Tels sont les rudiments d'une idée qu'il convient d'approfondir et dont l'inspiration principale est que la croissance économique de l'Amazonie, la lutte contre la pauvreté et les inégalités ne peuvent souffrir du clivage qui consiste à affirmer la valeur écosystémique de la forêt et, au prônent en même temps les modes conventionnels de croissance économique des villes, l'approvisionnement en matières premières et l'agriculture familiale.
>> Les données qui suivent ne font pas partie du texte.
template <int CX, int CG, bool POOLG = false>
__global__ __launch_bounds__(CONV_THREADS) void conv_bwd_fused_kernel(const BwdFusedArgs a)
{
    static_assert((CX == 8 || CX == 16) && (CG == 8 || CG == 16), "thin layers");
    constexpr int NTT = CX == 8 ? 5 : 9;
    constexpr int NTW = (NTT + 3) / 4;
    constexpr int NS = CG == 8 ? 3 : 5;
    constexpr int NT = 4;
    constexpr int GX = CX / 8, GG = CG / 8;
    __shared__ __attribute__((aligned(16))) bf16 x_tile[(HT * WT + 8) * CX];
    __shared__ __attribute__((aligned(16))) bf16 g_tile[(HT * WT + 8) * CG];
    __shared__ __attribute__((aligned(16))) bf16 w_lds[NS * 64 * 8];

    const int tid = threadIdx.x, lane = tid & 63;
    const int wv = __builtin_amdgcn_readfirstlane(tid >> 6);
    const int tiles_x = (a.W + TW - 1) / TW, tiles_y = (a.H + TH - 1) / TH;
    const int tpi = tiles_x * tiles_y;
    const int total_tiles = tpi * a.B;
    const int i16 = lane & 15, g4 = lane >> 4, q = i16 >> 2, pp = i16 & 3;
    const bool split = a.x2 != nullptr;

    f32x4 acc[NTW], accb = {0.f, 0.f, 0.f, 0.f};
#pragma unroll
    for (int n = 0; n < NTW; ++n) acc[n] = (f32x4){0.f, 0.f, 0.f, 0.f};
    bf16x8 ones;
#pragma unroll
    for (int j = 0; j < 8; ++j) ones[j] = (bf16)1.0f;
    unsigned b_ad[NTW];
#pragma unroll
    for (int n = 0; n < NTW; ++n) {
        const int nt = wv + 4 * n;
        int tap = CX == 8 ? 2 * nt + (pp >> 1) : nt;
        const int col = CX == 8 ? 4 * (pp & 1) : 4 * pp;
        tap = tap > 8 ? 8 : tap;
        const int ty = tap / 3, tx = tap % 3;
        b_ad[n] = lds_addr(x_tile) + (unsigned)((((ty * WT) + 4 * g4 + q + tx) * CX + col) * 2);
    }
    const unsigned g_ad = lds_addr(g_tile) + (unsigned)(((WT + 1 + 4 * g4 + q) * CG + 4 * pp) * 2);

    int d_lane[NS];
#pragma unroll
    for (int ks = 0; ks < NS; ++ks) {
        int tap = CG == 8 ? 4 * ks + (lane >> 4) : 2 * ks + (lane >> 5);
        const int ch = CG == 8 ? 0 : 8 * ((lane >> 4) & 1);
        tap = tap > 8 ? 8 : tap;
        d_lane[ks] = ((2 * wv + tap / 3) * WT + (lane & 15) + tap % 3) * CG + ch;
    }
    const int n8 = lane >> 4;
    const int lrow8 = 2 * wv + (n8 >> 1), lcol8 = (n8 & 1) * 16 + (lane & 15);
    const int lpix8 = lrow8 * a.W + lcol8;
    const int s_off8 = ((lrow8 + 1) * WT + lcol8 + 1) * CX;
    int o_pix[NT], s_off[NT];
#pragma unroll
    for (int n = 0; n < NT; ++n) {
        const int r = 2 * wv + (n >> 1), c = (n & 1) * 16 + (lane & 15);
        o_pix[n] = r * a.W + c;
        s_off[n] = ((r + 1) * WT + c + 1) * CX + (lane >> 4) * 4;
    }
    bf16 *const o_base = (a.dx2 != nullptr) ? ((lane >> 5) ? a.dx2 : a.dx) + ((lane >> 4) & 1) * 4 : a.dx + (lane >> 4) * 4;
    const int o_stride = (a.dx2 != nullptr) ? 8 : 16;
    for (int i = tid; i < NS * 64; i += CONV_THREADS) reinterpret_cast<u32x4 *>(w_lds)[i] = reinterpret_cast<const u32x4 *>(a.wpack_t)[i];

    constexpr int NX = HT * WT * GX, NG = HT * WT * GG;
    constexpr int RX = (NX + CONV_THREADS - 1) / CONV_THREADS, RG = (NG + CONV_THREADS - 1) / CONV_THREADS;
    constexpr int PH = TH / 2 + 2, PW = TW / 2 + 2, NPG = PH * PW * GG;
    constexpr int NRG = POOLG ? (NPG + CONV_THREADS - 1) / CONV_THREADS : RG;
    u32x4 rx[RX], rg[NRG];
    unsigned rc[POOLG ? NRG : 1];
    const int Hp = a.H >> 1, Wp = a.W >> 1;
    auto load_tile = [&](int b, int tyi, int txi) {
        int tv = tid;
        asm volatile("" : "+v"(tv));
        const int tx0 = txi * TW, ty0 = tyi * TH;
        const int pix0 = (b * a.H + ty0) * a.W + tx0;
#pragma unroll
        for (int i = 0; i < RX; ++i) {
            int gi = tv + i * CONV_THREADS;
            gi = gi < NX ? gi : NX - 1;
            const int pix = gi / GX, half = gi % GX;
            const int dy = pix / WT - 1, dx = pix % WT - 1;
            const bool ok = (unsigned)(ty0 + dy) < (unsigned)a.H && (unsigned)(tx0 + dx) < (unsigned)a.W;
            const long po = pix0 + dy * a.W + dx;
            const bf16 *src = split ? (half ? a.x2 : a.x) + po * 8 : a.x + po * CX + half * 8;
            rx[i] = *(ok ? reinterpret_cast<const u32x4 *>(src) : &g_zero16);
        }
        if constexpr (POOLG) {
#pragma unroll
            for (int i = 0; i < NRG; ++i) {
                int gi = tv + i * CONV_THREADS;
                gi = gi < NPG ? gi : NPG - 1;
                const int pp = gi / GG, gc = gi % GG;
                const int py = (ty0 >> 1) + pp / PW - 1, px = (tx0 >> 1) + pp % PW - 1;
                const bool ok = (unsigned)py < (unsigned)Hp && (unsigned)px < (unsigned)Wp;
                const long e = (long)((b * Hp + py) * Wp + px) * GG + gc;
                rg[i] = *(ok ? reinterpret_cast<const u32x4 *>(a.g + e * 8) : &g_zero16);
                rc[i] = *(ok ? a.g_arg + e : reinterpret_cast<const unsigned *>(&g_zero16));
            }
        } else {
#pragma unroll
            for (int i = 0; i < RG; ++i) {
                int gi = tv + i * CONV_THREADS;
                gi = gi < NG ? gi : NG - 1;
                const int pix = gi / GG, gc = gi % GG;
                const int dy = pix / WT - 1, dx = pix % WT - 1;
                const bool ok = (unsigned)(ty0 + dy) < (unsigned)a.H && (unsigned)(tx0 + dx) < (unsigned)a.W;
                rg[i] = *(ok ? reinterpret_cast<const u32x4 *>(a.g + (long)(pix0 + dy * a.W + dx) * CG + gc * 8) : &g_zero16);
            }
        }
    };
    auto store_tile = [&]() {
        int tv = tid;
        asm volatile("" : "+v"(tv));
#pragma unroll
        for (int i = 0; i < RX; ++i) {
            const int gi = tv + i * CONV_THREADS;
            if (gi < NX) *reinterpret_cast<u32x4 *>(x_tile + (size_t)gi * 8) = rx[i];
        }
        if constexpr (POOLG) {
#pragma unroll
            for (int i = 0; i < NRG; ++i) {
                const int gi = tv + i * CONV_THREADS;
                const int pp = gi / GG, gc = gi % GG;
                const int r0 = 2 * (pp / PW) - 1, c0 = 2 * (pp % PW) - 1;
                poolg_write(g_tile + (r0 * WT + c0) * CG + gc * 8, CG, WT * CG, r0, c0, HT, WT, gi < NPG, rg[i], rc[i], a.g_scale);
            }
        } else {
#pragma unroll
            for (int i = 0; i < RG; ++i) {
                const int gi = tv + i * CONV_THREADS;
                if (gi < NG) *reinterpret_cast<u32x4 *>(g_tile + (size_t)gi * 8) = rg[i];
            }
        }
    };

    int t_first, t_step, t_end;
    if ((gridDim.x & 7) == 0) {
        const int per_xcd = (total_tiles + 7) / 8;
        const int xcd = blockIdx.x & 7;
        t_first = xcd * per_xcd + ((int)blockIdx.x >> 3);
        t_step = (int)gridDim.x >> 3;
        t_end = min(total_tiles, (xcd + 1) * per_xcd);
    } else {
        t_first = blockIdx.x; t_step = gridDim.x; t_end = total_tiles;
    }
    const int adv_tx = t_step % tiles_x, adv_ty = (t_step / tiles_x) % tiles_y, adv_b = t_step / tpi;
    int ld_b = t_first / tpi, ld_ty = (t_first % tpi) / tiles_x, ld_tx = t_first % tiles_x;
    int cb = ld_b, cty = ld_ty, ctx = ld_tx;
    if (t_first < t_end) {
        load_tile(ld_b, ld_ty, ld_tx);
        store_tile();
    }
    __syncthreads();
    for (int t = t_first; t < t_end; t += t_step) {
        const int b = cb;
        const int tx0 = ctx * TW, ty0 = cty * TH;
        const int pix0 = (b * a.H + ty0) * a.W + tx0;
        const bool ok8 = (ty0 + lrow8) < a.H && (tx0 + lcol8) < a.W;
        u32x4 e8_acc = {0u, 0u, 0u, 0u};
        if constexpr (CX == 8) e8_acc = *((ok8 && a.accumulate_dx) ? reinterpret_cast<const u32x4 *>(a.dx + (long)(pix0 + lpix8) * 8) : &g_zero16);
        {
            if (t + t_step < t_end) {
                ld_tx += adv_tx;
                const int cx = ld_tx >= tiles_x ? 1 : 0;
                ld_tx -= cx ? tiles_x : 0;
                ld_ty += adv_ty + cx;
                const int cy = ld_ty >= tiles_y ? 1 : 0;
                ld_ty -= cy ? tiles_y : 0;
                ld_b += adv_b + cy;
            }
            load_tile(ld_b, ld_ty, ld_tx);
            cb = ld_b; cty = ld_ty; ctx = ld_tx;
        }
        i32x2 fa[2][2], fb[2][2 * NTW];
#define BF_ISSUE(R, BUF)                                                                     \
    {                                                                                        \
        fa[BUF][0] = tr_read_o<((R) * WT * CG) * 2>(g_ad);                                   \
        fa[BUF][1] = tr_read_o<((R) * WT * CG + 16 * CG) * 2>(g_ad);                         \
        _Pragma("unroll") for (int n = 0; n < NTW; ++n) {                                    \
            fb[BUF][2 * n] = tr_read_o<((R) * WT * CX) * 2>(b_ad[n]);                        \
            fb[BUF][2 * n + 1] = tr_read_o<((R) * WT * CX + 16 * CX) * 2>(b_ad[n]);          \
        }                                                                                    \
    }
#define BF_CONSUME(BUF)                                                                      \
    {                                                                                        \
        const bf16x8 af = frag_from(fa[BUF][0], fa[BUF][1]);                                 \
        _Pragma("unroll") for (int n = 0; n < NTW; ++n)                                      \
            acc[n] = __builtin_amdgcn_mfma_f32_16x16x32_bf16(af, frag_from(fb[BUF][2 * n], fb[BUF][2 * n + 1]), acc[n], 0, 0, 0); \
        accb = __builtin_amdgcn_mfma_f32_16x16x32_bf16(af, ones, accb, 0, 0, 0);             \
    }
#define BF_STEP(R)                                                                           \
    {                                                                                        \
        asm volatile("s_waitcnt lgkmcnt(0)" ::: "memory");                                   \
        __builtin_amdgcn_sched_barrier(0);                                                   \
        if ((R) + 1 < TH) BF_ISSUE(((R) + 1 < TH ? (R) + 1 : 0), ((R) + 1) & 1);             \
        __builtin_amdgcn_sched_barrier(0);                                                   \
        BF_CONSUME((R) & 1);                                                                 \
    }
        BF_ISSUE(0, 0);
        BF_STEP(0) BF_STEP(1) BF_STEP(2) BF_STEP(3) BF_STEP(4) BF_STEP(5) BF_STEP(6) BF_STEP(7)
        static_assert(TH == 8, "BF_STEP expansion above covers 8 tile rows");
#undef BF_STEP
#undef BF_CONSUME
#undef BF_ISSUE
        f32x4 dacc[NT];
#pragma unroll
        for (int n = 0; n < NT; ++n) dacc[n] = (f32x4){0.f, 0.f, 0.f, 0.f};
#pragma unroll
        for (int ks = 0; ks < NS; ++ks) {
            const bf16 *bl = g_tile + d_lane[ks];
            bf16x8 bf[NT];
#pragma unroll
            for (int n = 0; n < NT; ++n) bf[n] = *reinterpret_cast<const bf16x8 *>(bl + ((n >> 1) * WT + (n & 1) * 16) * CG);
            const bf16x8 af = *reinterpret_cast<const bf16x8 *>(w_lds + ((size_t)(ks * 64 + lane)) * 8);
#pragma unroll
            for (int n = 0; n < NT; ++n) dacc[n] = __builtin_amdgcn_mfma_f32_16x16x32_bf16(af, bf[n], dacc[n], 0, 0, 0);
        }
        u32x4 e8_src = {0u, 0u, 0u, 0u};
        bf16x4 e_src[NT];
        if constexpr (CX == 8) {
            e8_src = *reinterpret_cast<const u32x4 *>(x_tile + s_off8);
        } else {
#pragma unroll
            for (int n = 0; n < NT; ++n) e_src[n] = *reinterpret_cast<const bf16x4 *>(x_tile + s_off[n]);
        }
#pragma unroll
        for (int i = 0; i < RX; ++i) asm volatile("" : "+v"(rx[i]));
#pragma unroll
        for (int i = 0; i < NRG; ++i) asm volatile("" : "+v"(rg[i]));
        if constexpr (POOLG) {
#pragma unroll
            for (int i = 0; i < NRG; ++i) asm volatile("" : "+v"(rc[i]));
        }
        if constexpr (CX == 8) {
            float v8[8];
#pragma unroll
            for (int r = 0; r < 4; ++r) {
                const auto s01 = __builtin_amdgcn_permlane16_swap(__float_as_uint(dacc[0][r]), __float_as_uint(dacc[1][r]), false, false);
                const auto s23 = __builtin_amdgcn_permlane16_swap(__float_as_uint(dacc[2][r]), __float_as_uint(dacc[3][r]), false, false);
                const auto lo = __builtin_amdgcn_permlane32_swap(s01[0], s23[0], false, false);
                const auto hi = __builtin_amdgcn_permlane32_swap(s01[1], s23[1], false, false);
                v8[r] = __uint_as_float(lo[0]);
                v8[4 + r] = __uint_as_float(hi[0]);
            }
            float sv[8], av[8];
            unpack8(e8_src, sv);
            unpack8(e8_acc, av);
#pragma unroll
            for (int r = 0; r < 8; ++r) {
                const float v = fmaxf(v8[r] + 0.f, -INFINITY);
                const float masked = (sv[r] > 0.f) ? v * a.scale : 0.f;
                v8[r] = masked + av[r];
            }
            u32x4 *dst8 = ok8 ? reinterpret_cast<u32x4 *>(a.dx + (long)(pix0 + lpix8) * 8) : reinterpret_cast<u32x4 *>(g_sink16);
            *dst8 = pack8(v8);
        } else {
#pragma unroll
            for (int n = 0; n < NT; ++n) {
                const bool okp = (ty0 + 2 * wv + (n >> 1)) < a.H && (tx0 + (n & 1) * 16 + (lane & 15)) < a.W;
                bf16x4 outv;
#pragma unroll
                for (int r = 0; r < 4; ++r) {
                    const float v = fmaxf(dacc[n][r] + 0.f, -INFINITY);
                    const float masked = ((float)e_src[n][r] > 0.f) ? v * a.scale : 0.f;
                    outv[r] = (bf16)(a.masked ? masked + 0.f : v);
                }
                bf16x4 *dst = okp ? reinterpret_cast<bf16x4 *>(o_base + (long)(pix0 + o_pix[n]) * o_stride) : reinterpret_cast<bf16x4 *>(g_sink16);
                *dst = outv;
            }
        }
        if (t + t_step >= t_end) break;
        __syncthreads();
        store_tile();
        __syncthreads();
    }

    constexpr size_t pstride = (size_t)9 * CG * CX + CG;
#pragma unroll
    for (int rr = 0; rr < 4; ++rr) {
        const int co = g4 * 4 + rr;
        if (co >= CG) continue;
#pragma unroll
        for (int n = 0; n < NTW; ++n) {
            const int nt = wv + 4 * n;
            if (nt >= NTT) continue;
            const int tap = CX == 8 ? 2 * nt + (i16 >> 3) : nt;
            const int ci = CX == 8 ? (i16 & 7) : i16;
            if (tap < 9) {
                float *d = a.partials + (size_t)blockIdx.x * pstride + ((size_t)tap * CG + co) * CX + ci;
                *d = a.acc_partials ? *d + acc[n][rr] : acc[n][rr];
            }
        }
        if (wv == 0 && i16 == 0) {
            float *d = a.partials + (size_t)blockIdx.x * pstride + (size_t)9 * CG * CX + co;
            *d = a.acc_partials ? *d + accb[rr] : accb[rr];
        }
    }
}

Si l'économie du vivant est le vecteur de la croissance économique mondiale, il est évident que, pour le pays qui détient la plus grande socio-biodiversité de la planète, elle offre des opportunités que le renforcement de la démocratie, la lutte contre les inégalités, la science et les peuples de l'Amazonie et du Cerrado sauront en profiter.
* Ricardo Abramovay est professeur principal à l'Institut de l'énergie et de l'environnement de l'USP. Auteur, entre autres livres, de Amazon : vers une économie basée sur la connaissance de la nature (Éléphant/Troisième Voie).